## WHAT IS REQUIRED
Keeping every word intact, reproduce all of the records.

## RECORDED DATA
+template <bool HEAD>
+__global__ __launch_bounds__(kPairWaves * 64) __attribute__((amdgpu_waves_per_eu(4))) void pool_bwd1_pair_kernel(PoolArgs A) {
+    constexpr bool CP = true;
+    constexpr int KPT = 2, NW = kPairWaves, WG = NW * 64;
+    extern __shared__ __attribute__((aligned(16))) int lds1[];
+    const int halves = A.pb_halves, cap = halves * 64, Ld = A.dense_lanes;
+    const int acc_slots = halves * Ld;
+    unsigned long long *s_used = reinterpret_cast<unsigned long long *>(lds1);
+    int *s_done = lds1 + 16;
+    float4 *s_dx = reinterpret_cast<float4 *>(lds1 + 32);
+    float4 *s_x = s_dx + (size_t)acc_slots * 32;
+    float4 *s_q = s_dx;
+    int64_t *s_ids = reinterpret_cast<int64_t *>(lds1 + 32 + A.lds_ids_off);
+
+    const int tid = threadIdx.x, lane = tid & 63, hh = lane >> 5, dl = lane & 31;
+    const int wave = __builtin_amdgcn_readfirstlane(tid >> 6);
+    const int bid = (int)blockIdx.x;
+    int b = bid;
+    const int s = b % A.dim_slices; b /= A.dim_slices;
+    const int npb = A.q_slices, pb = b % npb, rg = b / npb;
+    const int NU = A.d;
+    const int u0 = (s * 32 + dl) * KPT;
+    const int cph = kPairChunks / halves, lcph = __builtin_ctz((unsigned)cph);
+    const int row_tiles = (A.B + TI - 1) / TI;
+    const int tileA = (rg * NW + wave) * 2;
+    const bool haveA = tileA < row_tiles, haveB = tileA + 1 < row_tiles;
+    const int tile = tileA + hh;
+    const bool have = tile < row_tiles;
+    const int i0 = tile * TI;
+
+    float q0[TI][KPT], q1[TI][KPT], dq0[TI][KPT], dq1[TI][KPT];
+    if (haveA) {
+#pragma unroll
+        for (int r = 0; r < TI; ++r) load_units_raw<CP, KPT>(A.Q + (int64_t)min(i0 + r, A.B - 1) * A.De, A.d, NU, u0, q0[r], q1[r]);
+    }
+    for (int e = tid; e < acc_slots * 32; e += WG) s_dx[e] = make_float4(0.f, 0.f, 0.f, 0.f);
+    if (tid < halves) s_used[tid] = 0ull;
+    if (tid < NW) s_done[tid] = 0;
+    for (int sl = tid; sl < cap; sl += WG) {
+        const int p = pb + npb * ((sl & 63) * halves + (sl >> 6));
+        s_ids[sl] = p < A.P ? A.pool[p] : 0;
+    }
+    {
+        const int nd0 = Ld >> lcph, h0 = wave >> lcph, l0 = wave & (cph - 1);
+        for (int k = 0; k < nd0; k += 8) {
+            float xa[4][KPT], xb[4][KPT];
+            int64_t idc[4];
+#pragma unroll
+            for (int c = 0; c < 4; ++c) {
+                const int j0 = l0 + (min(k + 2 * c + hh, nd0 - 1) << lcph);
+                idc[c] = A.pool[min(pb + npb * (j0 * halves + h0), A.P - 1)];
+            }
+#pragma unroll
+            for (int c = 0; c < 4; ++c) load_units_raw<CP, KPT>(A.ent + idc[c] * A.De, A.d, NU, u0, xa[c], xb[c]);
+            __builtin_amdgcn_sched_barrier(0);
+#pragma unroll
+            for (int c = 0; c < 4; ++c) {
+                const int kc = k + 2 * c + hh;
+                if (kc >= nd0) continue;
+                const int j0 = l0 + (kc << lcph);
+                const bool in = u0 < NU;
+                s_x[(size_t)(h0 * Ld + j0) * 32 + dl] =
+                    in ? make_float4(xa[c][0], xa[c][1], xb[c][0], xb[c][1]) : make_float4(0.f, 0.f, 0.f, 0.f);
+            }
+        }
+    }
+#pragma unroll
+    for (int r = 0; r < TI; ++r)
+#pragma unroll
+        for (int v = 0; v < KPT; ++v) {
+            if (!have || i0 + r >= A.B || u0 >= NU) { q0[r][v] = 0.f; q1[r][v] = 0.f; }
+            dq0[r][v] = 0.f;
+            dq1[r][v] = 0.f;
+        }
+    __syncthreads();
+
+    auto fringe_dq = [&]() {
+        if (!haveA) return;
+        const float *Gw = A.G + ((int64_t)tileA * npb + pb) * halves * 512;
+        const int64_t gB = (int64_t)npb * halves * 512;
+        for (int h = 0; h < halves; ++h) {
+            float gva[TI], gvb[TI];
+            const int p_own = pb + npb * (lane * halves + h);
+            const bool valid = p_own < A.P;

## OUTPUT OF THE TASK
+template <bool HEAD>
+__global__ __launch_bounds__(kPairWaves * 64) __attribute__((amdgpu_waves_per_eu(4))) void pool_bwd1_pair_kernel(PoolArgs A) {
+    constexpr bool CP = true;
+    constexpr int KPT = 2, NW = kPairWaves, WG = NW * 64;
+    extern __shared__ __attribute__((aligned(16))) int lds1[];
+    const int halves = A.pb_halves, cap = halves * 64, Ld = A.dense_lanes;
+    const int acc_slots = halves * Ld;
+    unsigned long long *s_used = reinterpret_cast<unsigned long long *>(lds1);
+    int *s_done = lds1 + 16;
+    float4 *s_dx = reinterpret_cast<float4 *>(lds1 + 32);
+    float4 *s_x = s_dx + (size_t)acc_slots * 32;
+    float4 *s_q = s_dx;
+    int64_t *s_ids = reinterpret_cast<int64_t *>(lds1 + 32 + A.lds_ids_off);
+
+    const int tid = threadIdx.x, lane = tid & 63, hh = lane >> 5, dl = lane & 31;
+    const int wave = __builtin_amdgcn_readfirstlane(tid >> 6);
+    const int bid = (int)blockIdx.x;
+    int b = bid;
+    const int s = b % A.dim_slices; b /= A.dim_slices;
+    const int npb = A.q_slices, pb = b % npb, rg = b / npb;
+    const int NU = A.d;
+    const int u0 = (s * 32 + dl) * KPT;
+    const int cph = kPairChunks / halves, lcph = __builtin_ctz((unsigned)cph);
+    const int row_tiles = (A.B + TI - 1) / TI;
+    const int tileA = (rg * NW + wave) * 2;
+    const bool haveA = tileA < row_tiles, haveB = tileA + 1 < row_tiles;
+    const int tile = tileA + hh;
+    const bool have = tile < row_tiles;
+    const int i0 = tile * TI;
+
+    float q0[TI][KPT], q1[TI][KPT], dq0[TI][KPT], dq1[TI][KPT];
+    if (haveA) {
+#pragma unroll
+        for (int r = 0; r < TI; ++r) load_units_raw<CP, KPT>(A.Q + (int64_t)min(i0 + r, A.B - 1) * A.De, A.d, NU, u0, q0[r], q1[r]);
+    }
+    for (int e = tid; e < acc_slots * 32; e += WG) s_dx[e] = make_float4(0.f, 0.f, 0.f, 0.f);
+    if (tid < halves) s_used[tid] = 0ull;
+    if (tid < NW) s_done[tid] = 0;
+    for (int sl = tid; sl < cap; sl += WG) {
+        const int p = pb + npb * ((sl & 63) * halves + (sl >> 6));
+        s_ids[sl] = p < A.P ? A.pool[p] : 0;
+    }
+    {
+        const int nd0 = Ld >> lcph, h0 = wave >> lcph, l0 = wave & (cph - 1);
+        for (int k = 0; k < nd0; k += 8) {
+            float xa[4][KPT], xb[4][KPT];
+            int64_t idc[4];
+#pragma unroll
+            for (int c = 0; c < 4; ++c) {
+                const int j0 = l0 + (min(k + 2 * c + hh, nd0 - 1) << lcph);
+                idc[c] = A.pool[min(pb + npb * (j0 * halves + h0), A.P - 1)];
+            }
+#pragma unroll
+            for (int c = 0; c < 4; ++c) load_units_raw<CP, KPT>(A.ent + idc[c] * A.De, A.d, NU, u0, xa[c], xb[c]);
+            __builtin_amdgcn_sched_barrier(0);
+#pragma unroll
+            for (int c = 0; c < 4; ++c) {
+                const int kc = k + 2 * c + hh;
+                if (kc >= nd0) continue;
+                const int j0 = l0 + (kc << lcph);
+                const bool in = u0 < NU;
+                s_x[(size_t)(h0 * Ld + j0) * 32 + dl] =
+                    in ? make_float4(xa[c][0], xa[c][1], xb[c][0], xb[c][1]) : make_float4(0.f, 0.f, 0.f, 0.f);
+            }
+        }
+    }
+#pragma unroll
+    for (int r = 0; r < TI; ++r)
+#pragma unroll
+        for (int v = 0; v < KPT; ++v) {
+            if (!have || i0 + r >= A.B || u0 >= NU) { q0[r][v] = 0.f; q1[r][v] = 0.f; }
+            dq0[r][v] = 0.f;
+            dq1[r][v] = 0.f;
+        }
+    __syncthreads();
+
+    auto fringe_dq = [&]() {
+        if (!haveA) return;
+        const float *Gw = A.G + ((int64_t)tileA * npb + pb) * halves * 512;
+        const int64_t gB = (int64_t)npb * halves * 512;
+        for (int h = 0; h < halves; ++h) {
+            float gva[TI], gvb[TI];
+            const int p_own = pb + npb * (lane * halves + h);
+            const bool valid = p_own < A.P;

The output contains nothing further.